TRY IT: Using the material below, state how many of its lines contain the string "registers", with no other words.

GIVEN DATA:
## Fold CLS key into registers and add split-key path for ragged query tile

When the token count is 64k+1 (a CLS token plus a full patch grid), the CLS key/value is loaded into registers and folded into the softmax with dot2 instructions. The remaining keys then tile exactly, so the padded, masked final KV tile goes away. The last query tile, which holds at most 32 rows, gets a dedicated path: two waves split the keys between them and merge their partial softmax states through LDS, while the other two waves act as DMA producers. This adds code size and complexity, and a noinline call that may raise register pressure.

```diff
diff --git a/vit-tf_amd/csrc/attention_pp64.hip b/vit-tf_amd/csrc/attention_pp64.hip
--- a/vit-tf_amd/csrc/attention_pp64.hip
+++ b/vit-tf_amd/csrc/attention_pp64.hip
@@ -172,6 +172,218 @@
   X.l_run += ps;
 }
 
+
+struct ClsKV { s16x8_t k[4]; s16x8_t v[2]; };
+template <int DT> __device__ __forceinline__ ClsKV load_cls_kv(const unsigned short* base, int dmodel, int hd, int h, int l31) {
+  ClsKV c;
+  const unsigned short* pk_ = base + dmodel + hd * 64 + 8 * h;
+  const unsigned short* pv_ = base + 2 * dmodel + hd * 64 + l31;
+#pragma unroll
+  for (int i = 0; i < 4; ++i) c.k[i] = *reinterpret_cast<const s16x8_t*>(pk_ + 16 * i);
+#pragma unroll
+  for (int dv = 0; dv < 2; ++dv) {
+    c.v[dv] = s16x8_t{};
+    c.v[dv][0] = h == 0 ? (short)pv_[32 * dv] : (short)0;
+  }
+  return c;
+}
+template <int DT> __device__ __forceinline__ float dot2_h16(unsigned a, unsigned b, float c) {
+  if constexpr (DT == VITTF_BF16) return __builtin_amdgcn_fdot2_f32_bf16(__builtin_bit_cast(bf16x2_t, a), __builtin_bit_cast(bf16x2_t, b), c, false);
+  else return __builtin_amdgcn_fdot2(__builtin_bit_cast(f16x2_t, a), __builtin_bit_cast(f16x2_t, b), c, false);
+}
+template <int DT> __device__ __forceinline__ void cls_fold(const ClsKV& c, const QFrag& q, int h, float& tmax, Blk& X) {
+  typedef __attribute__((ext_vector_type(4))) unsigned u4_t;
+  float s0 = 0.f, s1 = 0.f;
+#pragma unroll
+  for (int i = 0; i < 4; ++i) {
+    const u4_t qu = __builtin_bit_cast(u4_t, q.q[i]), ku = __builtin_bit_cast(u4_t, c.k[i]);
+    s0 = dot2_h16<DT>(qu[0], ku[0], s0);
+    s1 = dot2_h16<DT>(qu[1], ku[1], s1);
+    s0 = dot2_h16<DT>(qu[2], ku[2], s0);
+    s1 = dot2_h16<DT>(qu[3], ku[3], s1);
+  }
+  const unsigned sb_ = __float_as_uint(s0 + s1);
+  const auto sw = __builtin_amdgcn_permlane32_swap(sb_, sb_, false, false);
+  const float sc = __uint_as_float(sw[0]) + __uint_as_float(sw[1]);
+  tmax = fmaxf(tmax, sc);
+  const float pc = __builtin_amdgcn_exp2f(sc - tmax);
+  X.l_run = h == 0 ? pc : 0.f;
+  u4_t pu = {0u, 0u, 0u, 0u};
+  pu[0] = h == 0 ? pack2_h16<DT>(pc, 0.f) : 0u;
+  const s16x8_t pf = __builtin_bit_cast(s16x8_t, pu);
+  X.o0 = mfma32<DT>(c.v[0], pf, X.o0);
+  X.o1 = mfma32<DT>(c.v[1], pf, X.o1);
+}
+
+struct RagCtx {
+  const unsigned short* base; unsigned short* orow;
+  int tokens, heads, hd, q0; unsigned lds0;
+};
+__device__ __forceinline__ unsigned uni(unsigned v) { return __builtin_amdgcn_readfirstlane(v); }
+template <typename T> __device__ __forceinline__ T* uni_ptr(T* p) {
+  const uint64_t v = reinterpret_cast<uint64_t>(p);
+  return reinterpret_cast<T*>(((uint64_t)uni((unsigned)(v >> 32)) << 32) | uni((unsigned)v));
+}
+
+template <int DT>
+__device__ __attribute__((noinline)) void run_ragged(RagCtx c) {
+  typedef __attribute__((address_space(3))) char lds_char;
+  typedef __attribute__((address_space(3))) float lds_float;
+  const unsigned short* const base = uni_ptr(c.base);
+  unsigned short* const orow = uni_ptr(c.orow);
+  const int tokens = (int)uni((unsigned)c.tokens), heads = (int)uni((unsigned)c.heads), hd = (int)uni((unsigned)c.hd);
+  const int q0 = (int)uni((unsigned)c.q0);
+  const unsigned lds0 = uni(c.lds0);
+  const int tid = threadIdx.x;
+  const int lane = tid & 63, wave = __builtin_amdgcn_readfirstlane(tid >> 6);
+  const int h = lane >> 5, l31 = lane & 31;
+  const int dmodel = heads * 64, ld = 3 * dmodel;
+  const bool cls = (tokens & (KT - 1)) == 1 && tokens > 1;
+  const int nt = cls ? (tokens - 1) / KT : (tokens + KT - 1) / KT;
+  const int mslot = (nt + 1) % NBUF;
+
+  if (wave >= 2) {
+    const i32x4_t rsrc = lds_dma_rsrc(base, (unsigned)((int64_t)tokens * ld * 2));
+    int vk[2], vv[2];
+#pragma unroll
+    for (int j = 0; j < 2; ++j) {
+      int r, cc, key, ch;
+      tile_pos(tid - 128 * j, r, cc);
+      vk[j] = ((r + (cls ? 1 : 0)) * ld + dmodel + hd * 64 + cc * 8) * 2;
+      v_pos(tid - 128 * j, key, ch);
+      vv[j] = ((key + (cls ? 1 : 0)) * ld + 2 * dmodel + hd * 64 + ch * 8) * 2;
+    }
+    const int tile_stride = KT * ld * 2, half_stride = 32 * ld * 2;
+    auto stage = [&](int t, int slot) {
+#pragma unroll
+      for (int j = 0; j < 2; ++j) {
+        const unsigned dst = lds0 + slot * BUFB + (wave - 2 * j) * 1024;
+#pragma unroll
+        for (int i = 0; i < 2; ++i) {
+          lds_dma16(rsrc, dst + i * 4096, vk[j] + t * tile_stride + i * half_stride, 0);
+          lds_dma16(rsrc, dst + KVB + i * 4096, vv[j] + t * tile_stride + i * half_stride, 0);
+        }
+      }
+    };
+    stage(0, 0);
+    if (nt > 1) stage(1, 1);
+    asm volatile("s_waitcnt vmcnt(0)" ::: "memory");
+    __syncthreads();
+    if (nt > 2) stage(2, 2);
+    for (int t = 1; t < nt; ++t) {
+      asm volatile("s_waitcnt vmcnt(0)" ::: "memory");
+      __syncthreads();
+      if (t + 2 < nt) stage(t + 2, (t + 2) % NBUF);
+    }
+    __syncthreads();
+    return;
+  }
+
+  QFrag qa;
+  const int qrow = q0 + l31;
+  {
+    const unsigned short* pa_ = base + (int64_t)(qrow < tokens ? qrow : tokens - 1) * ld + hd * 64 + 8 * h;
+#pragma unroll
+    for (int i = 0; i < 4; ++i) qa.q[i] = *reinterpret_cast<const s16x8_t*>(pa_ + 16 * i);
+  }
+  ClsKV ckv = {};
+  if (cls && wave == 0) ckv = load_cls_kv<DT>(base, dmodel, hd, h, l31);
+  LdsBases b;
+  {
+    const char* const smem = (const char*)(lds_char*)(size_t)lds0;
+    const int p_l = l31 >> 1;
+    const int bslot = (((l31 & 1) << 3) | h) ^ (p_l & 15);
+    b.ka0 = smem + (p_l << 8) + ((bslot ^ 0) << 4);
+    b.ka1 = smem + (p_l << 8) + ((bslot ^ 2) << 4);
+    b.ka2 = smem + (p_l << 8) + ((bslot ^ 4) << 4);
+    b.ka3 = smem + (p_l << 8) + ((bslot ^ 6) << 4);
+    const int g16 = lane >> 4;
+    const int tr_q = (lane & 15) >> 2;
+    const int tr_p = lane & 3;
+    const int tr_ch = 2 * (g16 & 1) + (tr_p >> 1);
+    const int vl0 = 64 * (4 * h + tr_q) + 16 * (tr_ch ^ h) + 8 * (tr_p & 1);
+    b.va0 = smem + vl0;
+    b.va1 = smem + (vl0 ^ 32);
+  }
+  Blk X;
+#pragma unroll
+  for (int r = 0; r < 16; ++r) { X.o0[r] = 0.f; X.o1[r] = 0.f; X.negm[r] = 0.f; }
+  X.l_run = 0.f;
+  const bool has_keys = cls || 32 * wave < tokens;
+  for (int t = 0; t < nt; ++t) {
+    __syncthreads();
+    if (!has_keys) continue;
+    const int ck = (t % NBUF) * BUFB + wave * 4096, cv = ck + KVB;
+    const int key0 = t * KT + 32 * wave;
+    const bool mask = !cls && t == nt - 1;
+    KFrag kf;
+    VFrag vf;
+#pragma unroll
+    for (int i = 0; i < 4; ++i) kf.k[i] = ld_k(b, i, ck);
+#pragma unroll
+    for (int j = 0; j < 4; ++j) vf.v[j] = ld_v(b, j, cv);
+    f32x16_t s = score_mfma<DT>(kf, qa, X.negm);
+    if (mask) {
+#pragma unroll
+      for (int r = 0; r < 16; ++r)
+        if (key0 + acc_row(r, h) >= tokens) s[r] = -INFINITY;
+    }
+    if (t == 0) {
+      float tm = tile_max(s);
+      if (cls && wave == 0) cls_fold<DT>(ckv, qa, h, tm, X);
+#pragma unroll
+      for (int r = 0; r < 16; ++r) { X.negm[r] = -tm; s[r] -= tm; }
+    }
+    float psum0 = 0.f, psum1 = 0.f;
+    u32x4_t pk0, pk1;
+#pragma unroll
+    for (int g = 0; g < 8; ++g) {
+      const float e0 = __builtin_amdgcn_exp2f(s[2 * g]);
+      const float e1 = __builtin_amdgcn_exp2f(s[2 * g + 1]);
+      psum0 += e0;
+      psum1 += e1;
+      const unsigned w = pack2_h16<DT>(e0, e1);
+      if (g < 4) pk0[g] = w; else pk1[g - 4] = w;
+    }
+    float ps = psum0 + psum1;
+    s16x8_t pX[2];
+    pX[0] = __builtin_bit_cast(s16x8_t, pk0);
+    pX[1] = __builtin_bit_cast(s16x8_t, pk1);
+    if (__builtin_expect(__any(!(ps <= p_limit<DT>())), 0)) ps = rescale_block<DT>(b, X, qa, pX, ck, mask, key0, tokens, h);
+    X.l_run += ps;
+#pragma unroll
+    for (int j = 0; j < 4; ++j) {
+      if (j & 1) X.o1 = mfma32<DT>(vf.v[j], pX[j >> 1], X.o1);
+      else       X.o0 = mfma32<DT>(vf.v[j], pX[j >> 1], X.o0);
+    }
+  }
+
+  lds_float* const mrg = (lds_float*)(size_t)(lds0 + mslot * BUFB) + lane;
+  if (wave == 1) {
+    mrg[0] = has_keys ? -X.negm[0] : -INFINITY;
+    mrg[64] = X.l_run;
+#pragma unroll
+    for (int r = 0; r < 16; ++r) { mrg[64 * (2 + r)] = X.o0[r]; mrg[64 * (18 + r)] = X.o1[r]; }
+  }
+  __syncthreads();
+  if (wave == 1) return;
+  {
+    const float m0 = -X.negm[0], m1 = mrg[0];
+    const float m = fmaxf(m0, m1);
+    const float a0 = __builtin_amdgcn_exp2f(m0 - m), a1 = __builtin_amdgcn_exp2f(m1 - m);
+    X.l_run = X.l_run * a0 + mrg[64] * a1;
+#pragma unroll
+    for (int r = 0; r < 16; ++r) {
+      X.o0[r] = X.o0[r] * a0 + mrg[64 * (2 + r)] * a1;
+      X.o1[r] = X.o1[r] * a0 + mrg[64 * (18 + r)] * a1;
+    }
+    const unsigned lb = __float_as_uint(X.l_run);
+    const auto sw = __builtin_amdgcn_permlane32_swap(lb, lb, false, false);
+    const float inv = 1.0f / (__uint_as_float(sw[0]) + __uint_as_float(sw[1]));
+    if (qrow < tokens) store_o_row<DT>(orow + (int64_t)qrow * dmodel, h, X.o0, X.o1, inv);
+  }
+}
+
 template <int DT>
 __global__ __launch_bounds__(256, 2) void attn_pp64_kernel(const unsigned short* __restrict__ qkv, unsigned short* __restrict__ out,
                                                            int tokens, int heads, int q_tiles, int total) {
@@ -188,6 +400,11 @@
   const int ld = 3 * dmodel;
   const unsigned short* base = qkv + (int64_t)bi * tokens * ld;
 
+  if (qt == q_tiles - 1 && tokens - qt * QT <= 32) {
+    run_ragged<DT>(RagCtx{base, out + (int64_t)bi * tokens * dmodel + hd * 64, tokens, heads, hd, qt * QT, (unsigned)(size_t)LDS_PTR(smem)});
+    return;
+  }
+
   const i32x4_t rsrc = lds_dma_rsrc(base, (unsigned)((int64_t)tokens * ld * 2));
 
   QFrag qa, qb;
@@ -201,6 +418,9 @@
       qb.q[i] = *reinterpret_cast<const s16x8_t*>(pb_ + 16 * i);
     }
   }
+  const bool cls = (tokens & (KT - 1)) == 1 && tokens > 1;
+  ClsKV ckv = {};
+  if (cls) ckv = load_cls_kv<DT>(base, dmodel, hd, h, l31);
 
   int voff_k, voff_v;
   {
@@ -209,15 +429,18 @@
     voff_k = (r * ld + dmodel + hd * 64 + cc * 8) * 2;
     v_pos(tid, key, ch);
     voff_v = (key * ld + 2 * dmodel + hd * 64 + ch * 8) * 2;
+    if (cls) { voff_k += ld * 2; voff_v += ld * 2; }
   }
   const int tile_stride = KT * ld * 2, half_stride = 32 * ld * 2;
-  const int nt = (tokens + KT - 1) / KT;
+  const int nt = cls ? (tokens - 1) / KT : (tokens + KT - 1) / KT;
+  const int t_rag = cls ? -1 : nt - 1;
+  const int t_hot_end = cls ? nt : nt - 1;
   const unsigned dma_dst = (unsigned)(size_t)LDS_PTR(smem) + (__builtin_amdgcn_readfirstlane(tid & ~63) << 4);
 #define PP_STAGE_TILE(t_, bufi_)                                                                    \
   {                                                                                                 \
     const int so_ = (t_) * tile_stride;                                                             \
     const unsigned dst_ = dma_dst + (bufi_) * BUFB;                                                 \
-    if ((t_) == nt - 1) {                                                                           \
+    if ((t_) == t_rag) {                                                                            \
       int vk_ = voff_k, vv_ = voff_v;    \
       asm volatile("" : "+v"(vk_), "+v"(vv_));                                                      \
       _Pragma("unroll") for (int i_ = 0; i_ < 2; ++i_) {                                            \
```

ANSWER TO THIS PROBLEM: 2